- Born: 1936 Rusape, Zimbabwe
- Died: 2012 (aged 75–76) Greendale, Harare, Zimbabwe
- Education: University College of Rhodesia
- Occupations: Politician, activist
- Spouse: Joe Kachingwe

= Sarah Kachingwe =

Sarah Kachingwe (née Chavunduka; 1936–2012) was a Zimbabwean politician and activist. She is the first black female to enroll at the University College of Rhodesia in 1957. She went on to become the secretary for Information, Posts and Telecommunications and also to serve on the board of Zimpapers and the Forestry Commission.

==Biography==
Kachingwe was born in the Rusape, Zimbabwe, in 1936. She attended Goromonzi High School. In 1957 she enrolled in the University College of Rhodesia, becoming the first black woman to do so. She graduated with a bachelor of arts degree in English and History.

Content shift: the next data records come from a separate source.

# aosokin/os2d

Measured on AMD Instinct MI355X. Metric: query-image-pairs/s (1280-px input, ResNet50, N-class), higher is better.
Workload: dtype fftx3 (as fft; the per-bin complex GEMM on the fp16 MFMA with spectra split into fp16 hi+lo, 3 MFMAs per product, fp32 accumulate)

## Files before the change

os2d_amd/csrc/dft_mfma.h:

```cpp
#pragma once

#ifndef DFT_DEV
#error "the includer defines DFT_DEV, DFT_TID, DFT_BID, DFT_GRID, DFT_LDS, DFT_BARRIER, DFT_MFMA, DFT_SHFL_XOR, DFT_SHFL_XOR_U32, DFT_BALLOT, DFT_FLAG, DFT_FLAG_SET, DFT_RAISE, DFT_UNIFORM"
#endif

#ifndef DFT_HD
#define DFT_HD static inline
#endif
#ifndef DFT_MEMBER
#define DFT_MEMBER inline
#endif
#ifndef DFT_LANDED
#define DFT_LANDED(X)
#endif
#ifndef DFT_FWD_PREFETCH_AFTER
#define DFT_FWD_PREFETCH_AFTER 2
#endif
#ifndef DFT_INV_PREFETCH_AFTER
#define DFT_INV_PREFETCH_AFTER 2
#endif
#ifndef DFT_PIPE_REGA
#define DFT_PIPE_REGA 1
#endif
#ifndef DFT_PIPE_LDS
#define DFT_PIPE_LDS 1
#endif
#ifndef DFT_SCHED_FENCE
#define DFT_SCHED_FENCE()
#endif
#ifndef DFT_STREAM_STORE
#define DFT_STREAM_STORE(P, V) (*(P) = (V))
#endif
#ifndef DFT_STAMP
#define DFT_STAMP(K)
#define DFT_STAMP_BEGIN()
#define DFT_STAMP_END(BASE)
#endif

#include "tile_common.h"

namespace os2d_dft {

typedef float f32x4u __attribute__((ext_vector_type(4), aligned(4)));

constexpr int DFT_THR = 512, DFT_WAVES = 8;
constexpr int DFT_G = 4;
constexpr int DFT_MAXP = 64;
constexpr int DFT_MAXV = 48;
constexpr int DFT_MAXWK = 96;
constexpr int DFT_KREG = 8;
constexpr int DFT_OUT_SHB = 0, DFT_OUT_SHB_BORDERS = 1, DFT_OUT_PLANES = 2;

struct DftPlan {
  int H, W;
  int P, Q, V, NBINS;
  int T, TY, TX, TH, TW;
  int oy, ox;
  int LH, LW;
  int RH;
  int Pp;
  int Wk;
  int N1;
  int M2;
  int Mx;
  int N2;
  int MA;
  int MB;
  int KB;
  int NBo;
  int G;
  int eT;
  int fast;
  unsigned inv_cg, inv_t, inv_tx, inv_c4, inv_v, inv_pq, inv_og, inv_kg, inv_pp;
  int lds_const, lds_union, lds_total;
};

DFT_HD int dft_round_up(int x, int m) { return (x + m - 1) / m * m; }
DFT_HD unsigned dft_magic(unsigned d) { return d > 1 ? (unsigned)(((1ull << 32) + d - 1) / d) : 0u; }

DFT_HD int dft_units_fqt(int P, int Q) { return (dft_round_up(Q, 16) / 8) * 2 * dft_round_up(Q + 2, 32); }
constexpr int DFT_R2_P = 64, DFT_R2_MATU = 8 * 2 * 64, DFT_R2_TWU = 16;
constexpr int DFT_R2_LDS_TW = 512;
DFT_HD bool dft_radix2(int P) { return P == DFT_R2_P; }
DFT_HD int dft_units_fp2(int P, int Q) {
  return dft_radix2(P) ? DFT_R2_MATU + DFT_R2_TWU : (2 * dft_round_up(P, 8) / 8) * 2 * dft_round_up(2 * P, 32);
}
DFT_HD int dft_units_e2(int P, int Q) { return (2 * dft_round_up(P, 8) / 8) * 2 * dft_round_up(2 * P, 32); }
DFT_HD int dft_units_gq(int P, int Q) { return (dft_round_up(Q + 2, 16) / 8) * 2 * dft_round_up(Q, 32); }
DFT_HD size_t dft_matrices_units(int P, int Q) {
  return (size_t)dft_units_fqt(P, Q) + dft_units_fp2(P, Q) + dft_units_e2(P, Q) + dft_units_gq(P, Q);
}

static inline bool dft_plan_transform(int LH, int LW, int RH, int ncols, int minP, int minQ, int G, DftPlan* pl) {
  pl->G = G;
  pl->P = dft_round_up(minP, 4);
  if (pl->P == 60) pl->P = DFT_R2_P;
  pl->Q = dft_round_up(minQ, 2);
  pl->V = pl->Q / 2 + 1;
  pl->NBINS = dft_round_up(pl->P * pl->V, 8);
  pl->LH = LH;
  pl->LW = LW;
  pl->RH = RH;
  pl->Pp = dft_round_up(pl->P, 8);
  pl->Wk = dft_round_up(LW, 16);
  pl->N1 = dft_round_up(2 * pl->V, 32);
  pl->M2 = dft_round_up(2 * pl->P, 32);
  pl->Mx = dft_round_up(G * pl->Pp, 32);
  pl->N2 = dft_round_up(G * pl->V, 32);
  pl->MA = dft_round_up(2 * RH, 32);
  pl->MB = G * (pl->MA / 2);
  pl->KB = dft_round_up(2 * pl->V, 16);
  pl->NBo = dft_round_up(ncols, 32);
  int e = 0;
  while ((1 << e) < pl->P) ++e;
  pl->eT = e + 1;
  if (pl->P > DFT_MAXP || pl->V > DFT_MAXV || pl->Wk > DFT_MAXWK || LH > pl->P || LW > pl->Q || RH > pl->P) return false;
  const int fqt = (pl->Wk / 8) * 2 * pl->N1 * 16, gq = (pl->KB / 8) * 2 * pl->NBo * 16;
  const int x = (pl->Wk / 8) * 2 * (pl->Mx + 1) * 16, r2 = (2 * pl->Pp / 8) * 2 * (pl->N2 + 1) * 16;
  const int xs = pl->V * (pl->P * 8 * G + 16);
  const int y2 = r2, tt = (pl->KB / 8) * 2 * (pl->MB + 1) * 16;
  int u = x;
  if (r2 > u) u = r2;
  if (xs > u) u = xs;
  if (y2 > u) u = y2;
  if (tt > u) u = tt;
  if (G == 8) {
    if (dft_radix2(pl->P)) return false;
    const int fp2 = (2 * pl->Pp / 8) * 2 * pl->M2 * 16;
    const int ca = fqt + fp2, cb = gq + fp2;
    pl->lds_const = ca > cb ? ca : cb;
    pl->lds_union = dft_round_up(u, 256);
    pl->lds_total = pl->lds_const + pl->lds_union + 1024;
    const int t1 = (pl->Mx / 32) * (pl->N1 / 32), t2 = (pl->M2 / 32) * (pl->N2 / 32), tA = (pl->MA / 32) * (pl->N2 / 32),
              tB = (pl->MB / 32) * (pl->NBo / 32);
    const int npos = pl->Pp * (pl->Wk / 4), nitem = G * pl->V * (pl->Pp / 8);
    return pl->lds_total <= 160 * 1024 && t1 <= 24 && t2 <= 24 && tA <= 24 && tB <= 24 && npos <= 2 * DFT_THR && nitem <= 3 * DFT_THR;
  }
  pl->lds_const = fqt > gq ? fqt : gq;
  pl->lds_union = dft_round_up(u, 256);
  pl->lds_total = pl->lds_const + pl->lds_union + 1024;
  return pl->lds_total <= 160 * 1024;
}

static inline void dft_set_tiles(DftPlan* pl, int H, int W, int TY, int TX, int TH, int TW) {
  pl->H = H;
  pl->W = W;
  pl->TY = TY;
  pl->TX = TX;
  pl->T = TY * TX;
  pl->TH = TH;
  pl->TW = TW;
  pl->oy = TY > 1 ? 3 : 0;
  pl->ox = TX > 1 ? 3 : 0;
  pl->fast = (pl->T == 1 && (W & 3) == 0) ? 1 : 0;
  pl->inv_t = dft_magic((unsigned)pl->T);
  pl->inv_tx = dft_magic((unsigned)TX);
  pl->inv_c4 = dft_magic((unsigned)(pl->Wk / 4));
  pl->inv_v = dft_magic((unsigned)pl->V);
  pl->inv_pq = dft_magic((unsigned)(pl->P / 4 * pl->G * 2));
  pl->inv_kg = dft_magic((unsigned)(pl->Pp / 8));
  pl->inv_pp = dft_magic((unsigned)pl->Pp);
}

struct DftSize {
  int P, Q;
};
// ... 63 lines not shown
  *hi = __builtin_bit_cast(u32x2, h);
#ifdef DFT_SPLIT_LO_PAIR
  u32x2 l;
  l[0] = DFT_SPLIT_LO_PAIR(a, b, (*hi)[0]);
  l[1] = DFT_SPLIT_LO_PAIR(c, d, (*hi)[1]);
  *lo = l;
#else
  const half4 l = __builtin_convertvector(x - __builtin_convertvector(h, f32x4), half4);
  *lo = __builtin_bit_cast(u32x2, l);
#endif
}

DFT_DEV half8 dft_frag(const u32x4* p) { return __builtin_bit_cast(half8, *p); }

DFT_DEV f32x16 dft_mma3(half8 ah, half8 al, half8 bh, half8 bl, f32x16 acc) {
  acc = DFT_MFMA(ah, bl, acc);
  acc = DFT_MFMA(al, bh, acc);
  acc = DFT_MFMA(ah, bh, acc);
  return acc;
}

template <int NT, int KS>
DFT_DEV void dft_product_rega(f32x16* acc, const half8* ah, const half8* al, int ksn, const u32x4* B, int bstride, int nt0,
                              int ntstep, int l31, int hw) {
  constexpr int KR = KS ? KS : DFT_KREG;
  half8 bh[2][NT], bl[2][NT];
#define DFT_REGA_READ(KSTEP, SET)                                                                                          \
  _Pragma("unroll") for (int j = 0; j < NT; ++j) {                                                                         \
    bh[SET][j] = dft_frag(B + (size_t)((2 * (KSTEP) + hw) * 2 + 0) * bstride + (nt0 + ntstep * j) * 32 + l31);             \
    bl[SET][j] = dft_frag(B + (size_t)((2 * (KSTEP) + hw) * 2 + 1) * bstride + (nt0 + ntstep * j) * 32 + l31);             \
  }
  if (DFT_PIPE_REGA) DFT_REGA_READ(0, 0)
#pragma unroll
  for (int ks = 0; ks < KR; ++ks) {
    if (KS || ks < ksn) {
      if (DFT_PIPE_REGA) {
        if (ks + 1 < KR && (KS || ks + 1 < ksn)) DFT_REGA_READ(ks + 1, (ks + 1) & 1)
        DFT_SCHED_FENCE();
      } else {
        DFT_REGA_READ(ks, ks & 1)
      }
#pragma unroll
      for (int j = 0; j < NT; ++j) acc[j] = dft_mma3(ah[ks], al[ks], bh[ks & 1][j], bl[ks & 1][j], acc[j]);
      if (DFT_PIPE_REGA) DFT_SCHED_FENCE();
    }
  }
#undef DFT_REGA_READ
}

template <int KS>
DFT_DEV void dft_product_rega_any(f32x16* acc, int ntiles, const half8* ah, const half8* al, int ksn, const u32x4* B, int bstride,
                                  int nt0, int ntstep, int l31, int hw) {
  if (ntiles == 3) dft_product_rega<3, KS>(acc, ah, al, ksn, B, bstride, nt0, ntstep, l31, hw);
  else if (ntiles == 2) dft_product_rega<2, KS>(acc, ah, al, ksn, B, bstride, nt0, ntstep, l31, hw);
  else if (ntiles == 1) dft_product_rega<1, KS>(acc, ah, al, ksn, B, bstride, nt0, ntstep, l31, hw);
}

template <int NT, bool SHARE, int NW, int PIPE_MODE>
DFT_DEV void dft_product_lds(f32x16* acc, int ks0, int ks1, const u32x4* A, int astride, const u32x4* B, int bstride, int t0, int mtn,
                             int l31, int hw) {
  constexpr int NA = SHARE ? 1 : NT;
  int tm[NT], tn[NT];
#pragma unroll
  for (int j = 0; j < NT; ++j) {
    const int t = t0 + NW * j;
    tn[j] = t / mtn;
    tm[j] = t - tn[j] * mtn;
  }
  half8 ah[2][NA], al[2][NA], bh[2][NT], bl[2][NT];
#define DFT_LDS_READ(KSTEP, SET)                                                                                           \
  {                                                                                                                        \
    const int kc_ = (KSTEP) < ks1 ? (KSTEP) : ks1 - 1;                                                                     \
    _Pragma("unroll") for (int j = 0; j < NA; ++j) {                                                                       \
      ah[SET][j] = dft_frag(A + (size_t)((2 * kc_ + hw) * 2 + 0) * astride + tm[j] * 32 + l31);                            \
      al[SET][j] = dft_frag(A + (size_t)((2 * kc_ + hw) * 2 + 1) * astride + tm[j] * 32 + l31);                            \
    }                                                                                                                      \
    _Pragma("unroll") for (int j = 0; j < NT; ++j) {                                                                       \
      bh[SET][j] = dft_frag(B + (size_t)((2 * kc_ + hw) * 2 + 0) * bstride + tn[j] * 32 + l31);                            \
      bl[SET][j] = dft_frag(B + (size_t)((2 * kc_ + hw) * 2 + 1) * bstride + tn[j] * 32 + l31);                            \
    }                                                                                                                      \
  }
#define DFT_LDS_MMA(SET)                                                                                                   \
  DFT_SCHED_FENCE();                                                                                                       \
  _Pragma("unroll") for (int j = 0; j < NT; ++j)                                                                           \
    acc[j] = dft_mma3(ah[SET][SHARE ? 0 : j], al[SET][SHARE ? 0 : j], bh[SET][j], bl[SET][j], acc[j]);                    \
  DFT_SCHED_FENCE();
  if (ks0 >= ks1) return;
  constexpr bool PIPE = PIPE_MODE == 2 || (PIPE_MODE == 1 && SHARE);
  if (!PIPE) {
    for (int ks = ks0; ks < ks1; ++ks) {
      DFT_LDS_READ(ks, 0)
      _Pragma("unroll") for (int j = 0; j < NT; ++j)
        acc[j] = dft_mma3(ah[0][SHARE ? 0 : j], al[0][SHARE ? 0 : j], bh[0][j], bl[0][j], acc[j]);
    }
    return;
  }
  DFT_LDS_READ(ks0, 0)
  int ks = ks0;
  for (; ks + 1 < ks1; ks += 2) {
    DFT_LDS_READ(ks + 1, 1)
    DFT_LDS_MMA(0)
    DFT_LDS_READ(ks + 2, 0)
    DFT_LDS_MMA(1)
  }
  if (ks < ks1) {
    DFT_LDS_MMA(0)
  }
#undef DFT_LDS_READ
#undef DFT_LDS_MMA
}

template <int NW, int PIPE_MODE>
DFT_DEV void dft_product_lds_any(f32x16* acc, int ntiles, int ks0, int ks1, const u32x4* A, int astride, const u32x4* B, int bstride,
                                 int t0, int mtn, int l31, int hw) {
  const bool share = mtn == NW;
  if (ntiles == 3) {
    if (share) dft_product_lds<3, true, NW, PIPE_MODE>(acc, ks0, ks1, A, astride, B, bstride, t0, mtn, l31, hw);
    else dft_product_lds<3, false, NW, PIPE_MODE>(acc, ks0, ks1, A, astride, B, bstride, t0, mtn, l31, hw);
  } else if (ntiles == 2) {
    if (share) dft_product_lds<2, true, NW, PIPE_MODE>(acc, ks0, ks1, A, astride, B, bstride, t0, mtn, l31, hw);
    else dft_product_lds<2, false, NW, PIPE_MODE>(acc, ks0, ks1, A, astride, B, bstride, t0, mtn, l31, hw);
  } else if (ntiles == 1) {
    dft_product_lds<1, true, NW, PIPE_MODE>(acc, ks0, ks1, A, astride, B, bstride, t0, mtn, l31, hw);
  }
}
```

Kachingwe died at her home in Greendale, Harare, in 2012 from complications related to heart disease. Her funeral was attended by, among others, Deputy Prime Minister Professor Arthur Mutambara and Malawi's ambassador to Zimbabwe Dr Richard Mpoya. She was laid to rest at Harare's Greendale Cemetery.

==Legacy==
At her funeral, Deputy Prime Minister Arthur Mutambara presented the Flag of Zimbabwe to Mrs Kachingwe's husband to symbolize her status as a "liberation war heroine".
Kachingwe was the first black female student to enroll at the University College of Rhodesia in 1957, overcoming discrimination to complete her degree. She later received an honorary degree from Zimbabwe Women's University, which she described as her "greatest professional achievement" because it showed her education had benefited others beyond herself. Zimbabwe's Minister of Media, Information and Publicity, Webster Shamu, said Kachingwe "championed the majority’s cause, especially in the education sector" and helped craft laws that empowered women after independence. During the liberation struggle, she assisted war fighters while living in Malawi and later served on ZANU-PF's national executive.